Phenotype and covariates

To perform the analysis you should provide one tab-separated file containing the phenotypes(s) of interest and optionally and additional tab-separated files containing the covariates to be included in the analysis. In the end, only samples found in both phenotype and covariates tables will be processed.

Phenotypes

  • The phenotype input table is defined with the phenotypes_filename parameter and must be a tab-separated file with header defining the phenotype(s). The first 2 columns must be FID, IID.
  • The exact list of column names to process are then defined with the phenotypes_columns parameters.
  • Set phenotypes_binary_trait to true or false according to the type of phenotype(s). Note that quantitative and binary traits can not be mixed in single mode run.

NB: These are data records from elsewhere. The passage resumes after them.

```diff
-S6_API int sam6d_pe_mlp_max_tc(const float* pts, const int* idx, int B, int N, int ns, const float* W1, const float* B1,
-                               const void* W2_bf16, const float* B2, const void* W3_bf16, const float* B3, void* out, int out_is_bf16,
-                               int out_ld, int out_off, void* stream) {
-  S6_REQUIRE(pts && idx && W1 && B1 && W2_bf16 && B2 && W3_bf16 && B3 && out && B >= 0 && N > 0);
-  S6_REQUIRE(ns == 32 || ns == 64);
-  if (B == 0) return 0;
+constexpr int SEG = 256;
+template <int NS>
+__global__ void __launch_bounds__(128) pe_pack_kernel(const int* __restrict__ cnt, int N, int nseg, int* __restrict__ loc,
+                                                      int* __restrict__ ntile) {
+  const int lane = threadIdx.x & 31, sgi = blockIdx.x * 4 + (threadIdx.x >> 5);
+  if (sgi >= nseg) return;
+  const int spc = (N + SEG - 1) / SEG, b = sgi / spc, p0 = (sgi - b * spc) * SEG, pn = min(SEG, N - p0);
+  int* tl = loc + (size_t)sgi * (2 * NS) * GROUPS;
+  int gv[SEG / 32];
+#pragma unroll
+  for (int c = 0; c < SEG / 32; ++c) {
+    const int k = c * 32 + lane;
+    gv[c] = k < pn ? (min(max(__ldg(cnt + (size_t)b * N + p0 + k), 1), NS) + 7) >> 3 : 0;
+  }
+  int tile = 0, fill = 0;
+#pragma unroll
+  for (int c = 0; c < SEG / 32; ++c) {
+    const int k = c * 32 + lane, g = gv[c];
+    int incl = g;
+#pragma unroll
+    for (int o = 1; o < 32; o <<= 1) {
+      const int v = __shfl_up_sync(0xffffffffu, incl, o);
+      if (lane >= o) incl += v;
+    }
+    const int excl = incl - g;
+    int s = 0, run0 = 0, my_tile = 0, my_off = 0;
+    while (true) {
+      const unsigned over = __ballot_sync(0xffffffffu, lane >= s && fill + incl - run0 > GROUPS);
+      const int e = over ? __ffs(over) - 1 : 32;
+      if (lane >= s && lane < e) { my_tile = tile; my_off = fill + excl - run0; }
+      if (!over) { fill += __shfl_sync(0xffffffffu, incl, 31) - run0; break; }
+      const int ex = __shfl_sync(0xffffffffu, excl, e);
+      const int used = fill + ex - run0;
+      if (lane >= used && lane < GROUPS) tl[(size_t)tile * GROUPS + lane] = -1;
+      ++tile; fill = 0; s = e; run0 = ex;
+    }
+    const long long gp = (long long)b * N + p0 + k;
+    for (int q = 0; q < g; ++q) tl[(size_t)my_tile * GROUPS + my_off + q] = (int)((gp << 4) | ((q == g - 1) << 3) | q);
+  }
+  if (fill > 0 && lane >= fill && lane < GROUPS) tl[(size_t)tile * GROUPS + lane] = -1;
+  if (lane == 0) ntile[sgi] = tile + (fill > 0);
+}
+
+__global__ void __launch_bounds__(128) pe_compact_kernel(const int* __restrict__ loc, const int* __restrict__ ntile, int nseg, int tseg,
+                                                         int* __restrict__ desc, int* __restrict__ ntiles_out) {
+  __shared__ int part[4];
+  const int b = blockIdx.x, tid = threadIdx.x;
+  int s = 0;
+  for (int i = tid; i < b; i += blockDim.x) s += ntile[i];
+#pragma unroll
+  for (int o = 16; o > 0; o >>= 1) s += __shfl_xor_sync(0xffffffffu, s, o);
+  if ((tid & 31) == 0) part[tid >> 5] = s;
+  __syncthreads();
+  const long long base = part[0] + part[1] + part[2] + part[3];
+  const int n = ntile[b];
+  const int4* src = reinterpret_cast<const int4*>(loc + (size_t)b * tseg * GROUPS);
+  int4* dst = reinterpret_cast<int4*>(desc + base * GROUPS);
+  for (int i = tid; i < n * (GROUPS / 4); i += blockDim.x) dst[i] = src[i];
+  if (b == nseg - 1 && tid == 0) *ntiles_out = (int)(base + n);
+}
+
+int pe_launch(const float* pts, const int* idx, const int* desc, const int* ntiles_dev, int B, int N, int ns, const float* W1,
+              const float* B1, const void* W2_bf16, const float* B2, const void* W3_bf16, const float* B3, void* out, int out_is_bf16,
+              int out_ld, int out_off, cudaStream_t st) {
   int dev = 0, sms = 0;
   S6_CHECK(cudaGetDevice(&dev));
   S6_CHECK(cudaDeviceGetAttribute(&sms, cudaDevAttrMultiProcessorCount, dev));
   const long long total = (long long)B * N;
   const long long ntiles = (total + (128 / ns) - 1) / (128 / ns);
-  cudaStream_t st = s6_stream(stream);
   const __nv_bfloat16* W2 = reinterpret_cast<const __nv_bfloat16*>(W2_bf16);
   const __nv_bfloat16* W3 = reinterpret_cast<const __nv_bfloat16*>(W3_bf16);
 #define PE_LAUNCH(NSV, OT)                                                                                                          \
@@ -174,7 +268,7 @@
        \
     const int per_sm = 4;                                                                                                           \
     const int grid = (int)(ntiles < (long long)sms * per_sm ? ntiles : (long long)sms * per_sm);                                    \
-    pe_tc_kernel<NSV, OT><<<grid, NUM_THREADS, SMEM_BYTES, st>>>(pts, idx, N, total, W1, B1, W2, B2, W3, B3,                         \
+    pe_tc_kernel<NSV, OT><<<grid, NUM_THREADS, SMEM_BYTES, st>>>(pts, idx, N, total, desc, ntiles_dev, W1, B1, W2, B2, W3, B3,       \
                                                                  reinterpret_cast<OT*>(out), out_ld, out_off);                      \
   } while (0)
   if (ns == 32) { if (out_is_bf16) PE_LAUNCH(32, __nv_bfloat16); else PE_LAUNCH(32, float); }
@@ -183,3 +277,39 @@
   S6_LAUNCH_CHECK();
   return 0;
 }
+
+}
+
+S6_API int sam6d_pe_mlp_max_tc(const float* pts, const int* idx, int B, int N, int ns, const float* W1, const float* B1,
+                               const void* W2_bf16, const float* B2, const void* W3_bf16, const float* B3, void* out, int out_is_bf16,
+                               int out_ld, int out_off, void* stream) {
+  S6_REQUIRE(pts && idx && W1 && B1 && W2_bf16 && B2 && W3_bf16 && B3 && out && B >= 0 && N > 0);
+  S6_REQUIRE(ns == 32 || ns == 64);
+  S6_REQUIRE((long long)B * N < (1LL << 27));
+  if (B == 0) return 0;
+  return pe_launch(pts, idx, nullptr, nullptr, B, N, ns, W1, B1, W2_bf16, B2, W3_bf16, B3, out, out_is_bf16, out_ld, out_off,
+                   s6_stream(stream));
+}
+
+S6_API int sam6d_pe_mlp_max_tc_cnt(const float* pts, const int* idx, const int* cnt, int B, int N, int ns, const float* W1,
+                                   const float* B1, const void* W2_bf16, const float* B2, const void* W3_bf16, const float* B3,
+                                   void* out, int out_is_bf16, int out_ld, int out_off, int* work, long long work_len, void* stream) {
+  S6_REQUIRE(pts && idx && cnt && W1 && B1 && W2_bf16 && B2 && W3_bf16 && B3 && out && work && B >= 0 && N > 0);
+  S6_REQUIRE(ns == 32 || ns == 64);
+  S6_REQUIRE((long long)B * N < (1LL << 27) && (reinterpret_cast<uintptr_t>(work) & 15) == 0);
+  const int nseg = B * s6_cdiv(N, SEG);
+  const long long slab = (long long)nseg * (2 * ns) * GROUPS;
+  S6_REQUIRE(work_len >= 2 * slab + nseg + 1);
+  if (B == 0) return 0;
+  int* desc = work;
+  int* loc = work + slab;
+  int* ntile = loc + slab;
+  int* ntiles = ntile + nseg;
+  cudaStream_t st = s6_stream(stream);
+  if (ns == 32) pe_pack_kernel<32><<<s6_cdiv(nseg, 4), 128, 0, st>>>(cnt, N, nseg, loc, ntile);
+  else pe_pack_kernel<64><<<s6_cdiv(nseg, 4), 128, 0, st>>>(cnt, N, nseg, loc, ntile);
+  S6_LAUNCH_CHECK();
+  pe_compact_kernel<<<nseg, 128, 0, st>>>(loc, ntile, nseg, 2 * ns, desc, ntiles);
+  S6_LAUNCH_CHECK();
+  return pe_launch(pts, idx, desc, ntiles, B, N, ns, W1, B1, W2_bf16, B2, W3_bf16, B3, out, out_is_bf16, out_ld, out_off, st);
+}
diff --git a/sam6d_b200/ops.py b/sam6d_b200/ops.py
--- a/sam6d_b200/ops.py
+++ b/sam6d_b200/ops.py
@@ -646,7 +646,7 @@
               _p(out), out.shape[-1], int(out_off), _s())
 
 
-def pe_mlp_max_tc(pts: Tensor, idx: Tensor, weights, out: Tensor, out_off: int):
+def pe_mlp_max_tc(pts: Tensor, idx: Tensor, weights, out: Tensor, out_off: int, cnt: Optional[Tensor] = None):
     _check(pts, torch.float32, "pts", 3)
     _check(idx, torch.int32, "idx", 3)
     B, N, _ = pts.shape
@@ -656,8 +656,15 @@
     _check(W3, torch.bfloat16, "W3", 2)
     if out.dtype not in (torch.float32, torch.bfloat16):
         raise RuntimeError("pe_mlp_max_tc: out must be float32 or bfloat16")
-    _lib.call("sam6d_pe_mlp_max_tc", _p(pts), _p(idx), B, N, ns, _p(W1), _p(B1), _p(W2), _p(B2), _p(W3), _p(B3), _p(out),
-              int(out.dtype == torch.bfloat16), out.shape[-1], int(out_off), _s())
+    tail = (_p(out), int(out.dtype == torch.bfloat16), out.shape[-1], int(out_off))
+    if cnt is None:
+        _lib.call("sam6d_pe_mlp_max_tc", _p(pts), _p(idx), B, N, ns, _p(W1), _p(B1), _p(W2), _p(B2), _p(W3), _p(B3), *tail, _s())
+        return
+    _check(cnt, torch.int32, "cnt", 2)
+    nseg = B * -(-N // 256)
+    work = torch.empty(2 * nseg * 2 * ns * 16 + nseg + 1, dtype=torch.int32, device=pts.device)
+    _lib.call("sam6d_pe_mlp_max_tc_cnt", _p(pts), _p(idx), _p(cnt), B, N, ns, _p(W1), _p(B1), _p(W2), _p(B2), _p(W3), _p(B3), *tail,
+              _p(work), work.numel(), _s())
 
 
 def fine_assign(A: Tensor, pts2: Tensor, shift: float):
@@ -704,13 +711,18 @@
     lab2 = torch.zeros(B, S, dtype=torch.int32, device=dev)
     wts = torch.empty(B, S - 1, dtype=torch.float32, device=dev)
     pred = torch.empty(B, S - 1, 3, dtype=torch.float32, device=dev)
+    dcol = torch.empty(B, ld, dtype=torch.float32, device=dev)
+    drow = torch.empty(B, ld, dtype=torch.float32, device=dev)
     a, sh = _f(alpha), _f(alpha)
-    _lib.call("sam6d_fine_pass_tc", _p(f1n), _p(f2n), B, S, a, sh, 0, None, None, ld, None, _p(rinv), None, None, None, _s())
-    _lib.call("sam6d_fine_pass_tc", _p(f2n), _p(f1n), B, S, a, sh, 0, None, None, ld, None, _p(cinv), None, None, None, _s())
-    _lib.call("sam6d_fine_pass_tc", _p(f2n), _p(f1n), B, S, a, sh, 1, _p(cinv), _p(rinv), ld, None, None, _p(lab2), None, None, _s())
+    _lib.call("sam6d_fine_edge_dots", _p(f1n), _p(f2n), B, S, ld, _p(dcol), _p(drow), _s())
+    e12, e21 = (_p(dcol), _p(drow)), (_p(drow), _p(dcol))
+    _lib.call("sam6d_fine_pass_tc", _p(f1n), _p(f2n), B, S, a, sh, 0, None, None, ld, None, *e12, _p(rinv), None, None, None, _s())
+    _lib.call("sam6d_fine_pass_tc", _p(f2n), _p(f1n), B, S, a, sh, 0, None, None, ld, None, *e21, _p(cinv), None, None, None, _s())
+    _lib.call("sam6d_fine_pass_tc", _p(f2n), _p(f1n), B, S, a, sh, 1, _p(cinv), _p(rinv), ld, None, *e21, None, _p(lab2), None, None,
+              _s())
     _lib.call("sam6d_fine_masked_points", _p(lab2), _p(pts2), B, S, ld, _p(q4), _s())
-    _lib.call("sam6d_fine_pass_tc", _p(f1n), _p(f2n), B, S, a, sh, 2, _p(rinv), _p(cinv), ld, _p(q4), None, _p(lab1), _p(wts), _p(pred),
-              _s())
+    _lib.call("sam6d_fine_pass_tc", _p(f1n), _p(f2n), B, S, a, sh, 2, _p(rinv), _p(cinv), ld, _p(q4), *e12, None, _p(lab1), _p(wts),
+              _p(pred), _s())
     return lab1, lab2, wts, pred
 
 
diff --git a/sam6d_b200/pem.py b/sam6d_b200/pem.py
--- a/sam6d_b200/pem.py
+++ b/sam6d_b200/pem.py
@@ -526,7 +526,7 @@
             else:
                 idx, cnt = ops.ball_query(pts, pts, r, ns, return_count=True)
             if self.precision == "bf16":
-                ops.pe_mlp_max_tc(pts, idx, w[name + "_tc"], feat, off)
+                ops.pe_mlp_max_tc(pts, idx, w[name + "_tc"], feat, off, cnt=cnt)
             else:
                 ops.pe_mlp_max(pts, idx, cnt, w[name], feat, off)
         return feat
```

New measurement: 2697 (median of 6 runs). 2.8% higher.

Notes for multi-models run

  • In multi-models mode, all phenotypes and covariates values must be provided in a single tab-separated file with header and configured as phenotypes_filename. The exact data types and column names for phenotypes and covariates are then configured in the models table.
  • When using multi-model mode, the phenotype file can have a single IID column as first column. In this case, the FID will be deduced from the fam file in the genotypes_array dataset.

Covariates

  • The covariates table is defined with the covariates_filename parameter and must be a tab-separated file with header defining the covariate(s). You can set this to 'NO_COVAR_FILE' when no covariates are present in your model.
  • The exact list of column names to process are then defined with the covariates_columns. Here it is fine to mix binary and quantitative covars.
  • Binary covars must contain only 0/1 values (otherwise they will be treated as numeric values).
  • Columns containing categorical values must be specified with the covariates_cat_columns parameter. These will be automatically converted to dummy variables. The maximum number of categories allowed is 10 by default, but can be adjusted with the maxCatLevels parameter.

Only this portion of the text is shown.